In physics and chemistry , superfluid 4 He is used in spectroscopy . The sample is surrounded by liquid helium in a cryostat . By pumping out the gaseous helium, the temperature is lowered below the lambda point and the helium becomes superfluid. The temperature depends on the pressure and in practice can be set between 1.1 and 2.1 K by pumping at different levels.
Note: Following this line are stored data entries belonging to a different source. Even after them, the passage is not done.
@@ -1139,6 +1200,7 @@
                                               imax);
     h->stats.kernel_launches++;
   } else {
+    const bool fused = fused_cg(h);
     CK(h, cudaMemsetAsync(h->X, 0, nelem * sizeof(T), h->stream));
     CK(h, cudaMemsetAsync(h->P, 0, nelem * sizeof(T), h->stream));
     CK(h, cudaMemcpyAsync(h->R, h->B, nelem * sizeof(T), cudaMemcpyDeviceToDevice, h->stream));
@@ -1147,15 +1209,17 @@
       k_convert<T, float><<<g, NT, 0, h->stream>>>(nelem, (const T*)h->R, (float*)h->R32);
       launch_vcycle<T, KT>(h, false);
       mask_z<T, KT>(h);
-      k_cg_update_xp2<T, KT, float><<<g, NT, 0, h->stream>>>(nelem, (const float*)h->Z32, (T*)h->X, (T*)h->P,
-                                                             h->d_ctl);
+      if (!fused)
+        k_cg_update_xp2<T, KT, float><<<g, NT, 0, h->stream>>>(nelem, (const float*)h->Z32, (T*)h->X, (T*)h->P,
+                                                               h->d_ctl);
       h->stats.kernel_launches++;
     } else {
       launch_vcycle<T, KT>(h, false);
       mask_z<T, KT>(h);
-      k_cg_update_xp2<T, KT, T><<<g, NT, 0, h->stream>>>(nelem, (const T*)h->Z, (T*)h->X, (T*)h->P, h->d_ctl);
-    }
-    h->stats.kernel_launches += 2;
+      if (!fused)
+        k_cg_update_xp2<T, KT, T><<<g, NT, 0, h->stream>>>(nelem, (const T*)h->Z, (T*)h->X, (T*)h->P, h->d_ctl);
+    }
+    h->stats.kernel_launches += fused ? 1 : 2;
   }
   CK(h, cudaGetLastError());
   const int chunk = h->amg ? std::min(h->opts.check_every, 4) : h->opts.check_every;
@@ -1178,6 +1242,7 @@
     int rc = run_chunk<T, KT>(h, chunk);
     if (rc) return rc;
   }
+  if (h->amg) finish_x<T, KT>(h);
   if (h->rg_on) {
     launch_spmm<T, KT, SP_RES>(h, (const T*)h->X, (T*)h->AP, (const T*)h->B);
     launch_seg_set<T, KT>(h, h->AP, 0, T(0));
@@ -1952,7 +2017,7 @@
 
 extern "C" {
 
-int cs_b200_version(void) { return 1004; }
+int cs_b200_version(void) { return 1005; }
 
 const char* cs_b200_last_error(const cs_b200_handle* h) {
   return h ? h->err.c_str() : g_create_error.c_str();
@@ -2372,7 +2437,7 @@
   teardown_operators(h);
   if (h->owns_matrix) { cudaFree(h->d_rowptr); cudaFree(h->d_colidx); cudaFree(h->d_vals); }
   cudaFree(h->d_vals0);
-  void* bufs[] = {h->d_dinv, h->d_bstart, h->X, h->R, h->P, h->AP, h->B, h->stage,
+  void* bufs[] = {h->d_dinv, h->d_bstart, h->X, h->R, h->P, h->P2, h->AP, h->B, h->stage,
                   h->d_cum, h->d_max, h->d_ctl, h->d_partials, h->d_flush};
   for (void* b : bufs) if (b) cudaFree(b);
   if (h->h_ctl) cudaFreeHost(h->h_ctl);
@@ -2443,17 +2508,17 @@
     h->prof_bytes = 0.0;
     h->prof_slot.clear();
     h->prof_pair_bytes.clear();
-    for (int i = 0; i < 16; ++i) { h->prof_slot_ms[i] = 0.0; h->prof_slot_bytes[i] = 0.0; h->prof_slot_launches[i] = 0; }
-  }
-  return CS_B200_OK;
-}
-
-int cs_b200_profile_classes(cs_b200_handle* h, double* ms16, double* bytes16, int64_t* launches16) {
+    for (int i = 0; i < PROF_CLASSES; ++i) { h->prof_slot_ms[i] = 0.0; h->prof_slot_bytes[i] = 0.0; h->prof_slot_launches[i] = 0; }
+  }
+  return CS_B200_OK;
+}
+
+int cs_b200_profile_classes(cs_b200_handle* h, double* ms18, double* bytes18, int64_t* launches18) {
   if (!h) return CS_B200_ERR_ARG;
-  for (int i = 0; i < 16; ++i) {
-    if (ms16) ms16[i] = h->prof_slot_ms[i];
-    if (bytes16) bytes16[i] = h->prof_slot_bytes[i];
-    if (launches16) launches16[i] = h->prof_slot_launches[i];
+  for (int i = 0; i < PROF_CLASSES; ++i) {
+    if (ms18) ms18[i] = h->prof_slot_ms[i];
+    if (bytes18) bytes18[i] = h->prof_slot_bytes[i];
+    if (launches18) launches18[i] = h->prof_slot_launches[i];
   }
   return CS_B200_OK;
 }
diff --git a/circuitscape_b200/csrc/kernels.cuh b/circuitscape_b200/csrc/kernels.cuh
--- a/circuitscape_b200/csrc/kernels.cuh
+++ b/circuitscape_b200/csrc/kernels.cuh
@@ -37,6 +37,7 @@
   int stall[MAXKT];
   int stall_limit;
   int stalled[MAXKT];
+  double alpha_ring[3][MAXKT];
 };
 
 __device__ __forceinline__ int ld_stream(const int* p) {
@@ -169,6 +170,7 @@
       ctl->active[c] = (rn > 0.0 && sqrt(rn) > tol && ctl->itmax > 0) ? 1 : 0;
       ctl->iters[c] = 0;
       ctl->alpha[c] = 0.0;
+      ctl->alpha_ring[0][c] = ctl->alpha_ring[1][c] = ctl->alpha_ring[2][c] = 0.0;
       ctl->beta[c] = 0.0;
       ctl->best[c] = rn;
       ctl->stall[c] = 0;
@@ -466,25 +468,27 @@
   asm volatile("bar.sync 1, %0;" ::"r"(WC) : "memory");
 }
 
-template <typename T, int N>
+template <typename T, int N, bool NC = false>
 __device__ __forceinline__ void ldvec(const T* p, T (&v)[N]) {
   constexpr int BYTES = N * (int)sizeof(T);
   if constexpr (BYTES >= 16) {
     constexpr int PER = 16 / (int)sizeof(T);
 #pragma unroll
     for (int k = 0; k < N / PER; ++k) {
-      const uint4 t = *reinterpret_cast<const uint4*>(p + k * PER);
+      const uint4* a = reinterpret_cast<const uint4*>(p + k * PER);
+      const uint4 t = NC ? __ldg(a) : *a;
       const T* q = reinterpret_cast<const T*>(&t);
 #pragma unroll
       for (int i = 0; i < PER; ++i) v[k * PER + i] = q[i];
     }
   } else if constexpr (BYTES == 8) {
-    const uint2 t = *reinterpret_cast<const uint2*>(p);
+    const uint2* a = reinterpret_cast<const uint2*>(p);
+    const uint2 t = NC ? __ldg(a) : *a;
     const T* q = reinterpret_cast<const T*>(&t);
 #pragma unroll
     for (int i = 0; i < N; ++i) v[i] = q[i];
   } else {
-    v[0] = p[0];
+    v[0] = NC ? __ldg(p) : p[0];
   }
 }
 template <typename T, int N>
@@ -943,6 +947,112 @@
   }
 }
 
+constexpr int CGF_MINB = 2;
+
+template <typename T, int KT, typename TV>
+__device__ __forceinline__ void stencil_cg_body(const DiaDev<T>& A, const TV* __restrict__ Z, const T* __restrict__ Pold,
+                                                T* __restrict__ Pd, T* __restrict__ X, T* __restrict__ Y,
+                                                PanelCtl* ctl, double* partials, int it) {
+  constexpr int V16 = 16 / (int)sizeof(T);
+  constexpr int CPT = KT < V16 ? KT : V16;
+  constexpr int CG = KT / CPT;
+  constexpr int RPP = NT / CG;
+  const int tid = threadIdx.x;
+  const int cg = tid % CG, rl = tid / CG, c0 = cg * CPT;
+  const int n = A.n, nr = A.nr;
+  const int ncol = (n + nr - 1) / nr;
+  const int nrc = (nr + RPP - 1) / RPP;
+  const int ntc = (ncol + ST_TC - 1) / ST_TC;
+  const long long ntiles = (long long)nrc * ntc;
+  const bool pair = it & 1;
+  T be[CPT], a1[CPT], a2[CPT];
+#pragma unroll
+  for (int i = 0; i < CPT; ++i) {
+    be[i] = (T)ctl->beta[c0 + i];
+    a1[i] = (T)ctl->alpha_ring[(it + 2) % 3][c0 + i];
+    a2[i] = (T)ctl->alpha_ring[(it + 1) % 3][c0 + i];
+  }
+  double dot0[CPT];
+#pragma unroll
+  for (int i = 0; i < CPT; ++i) dot0[i] = 0.0;
+
+  for (long long t = blockIdx.x; t < ntiles; t += gridDim.x) {
+    const int tc = (int)(t / nrc), rc = (int)(t % nrc);
+    const int r = rc * RPP + rl;
+    if (r >= nr) continue;
+    const int cend = min(ncol, (tc + 1) * ST_TC);
+    for (int c = tc * ST_TC; c < cend; ++c) {
+      const long long row_l = (long long)c * nr + r;
+      if (row_l >= n) break;
+      const int row = (int)row_l;
+      T v[9];
+#pragma unroll
+      for (int s = 0; s < 9; ++s) v[s] = __ldcs(A.vals + (size_t)s * A.ld + row);
+      TV zv[9][CPT];
+      T pv[9][CPT];
+#pragma unroll
+      for (int s = 0; s < 9; ++s) {
+        int j = row + (s / 3 - 1) * nr + (s % 3 - 1);
+        j = max(0, min(n - 1, j));
+        ldvec<TV, CPT>(Z + (size_t)j * KT + c0, zv[s]);
+        ldvec<T, CPT, true>(Pold + (size_t)j * KT + c0, pv[s]);
+      }
+      const size_t o = (size_t)row * KT + c0;
+      T xo[CPT], pd[CPT], po[CPT];
+      if (pair) {
+        ldvec<T, CPT>(X + o, xo);
+        ldvec<T, CPT>(Pd + o, pd);
+      }
+#pragma unroll
+      for (int i = 0; i < CPT; ++i) po[i] = pv[4][i];
+#pragma unroll
+      for (int s = 0; s < 9; ++s)
+#pragma unroll
+        for (int i = 0; i < CPT; ++i) pv[s][i] = (T)zv[s][i] + be[i] * pv[s][i];
+      T acc[CPT];
+#pragma unroll
+      for (int i = 0; i < CPT; ++i) acc[i] = T(0);
+#pragma unroll
+      for (int s = 0; s < 9; ++s)
+#pragma unroll
+        for (int i = 0; i < CPT; ++i) acc[i] += v[s] * pv[s][i];
+#pragma unroll
+      for (int i = 0; i < CPT; ++i) dot0[i] += (double)acc[i] * (double)pv[4][i];
+      stvec<T, CPT>(Y + o, acc);
+      stvec<T, CPT>(Pd + o, pv[4]);
+      if (pair) {
+#pragma unroll
+        for (int i = 0; i < CPT; ++i) {
+          xo[i] += a2[i] * pd[i];
+          xo[i] += a1[i] * po[i];
+        }
+        stvec<T, CPT>(X + o, xo);
+      }
+    }
+  }
+  CSB_REDUCE_SMEM(1, KT)
+  double v[1][CPT];
+#pragma unroll
+  for (int i = 0; i < CPT; ++i) v[0][i] = dot0[i];
+  if (grid_reduce<KT, CPT, 1, false>(v, partials, &ctl->ticket, s_warp, s_tree, s_out)) {
+    if (tid < KT) {
+      const double pap = s_out[tid];
+      const double al = (ctl->active[tid] && pap > 0.0) ? ctl->rho[tid] / pap : 0.0;
+      ctl->pap[tid] = pap;
+      ctl->alpha[tid] = al;
+      ctl->alpha_ring[it % 3][tid] = al;
+    }
+  }
+}
+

A far more complex technique is called Superfluid Helium Droplet Spectroscopy (SHeDS) or Helium Nano Droplet Isolation (HeNDI) Spectroscopy . The helium droplets used for this are produced in an adiabatic expansion of helium in a vacuum apparatus and have a temperature of only 0.37 K. Molecules or clusters that are dissolved in superfluid 4 He can de facto rotate freely, as if they were in a space vacuum found.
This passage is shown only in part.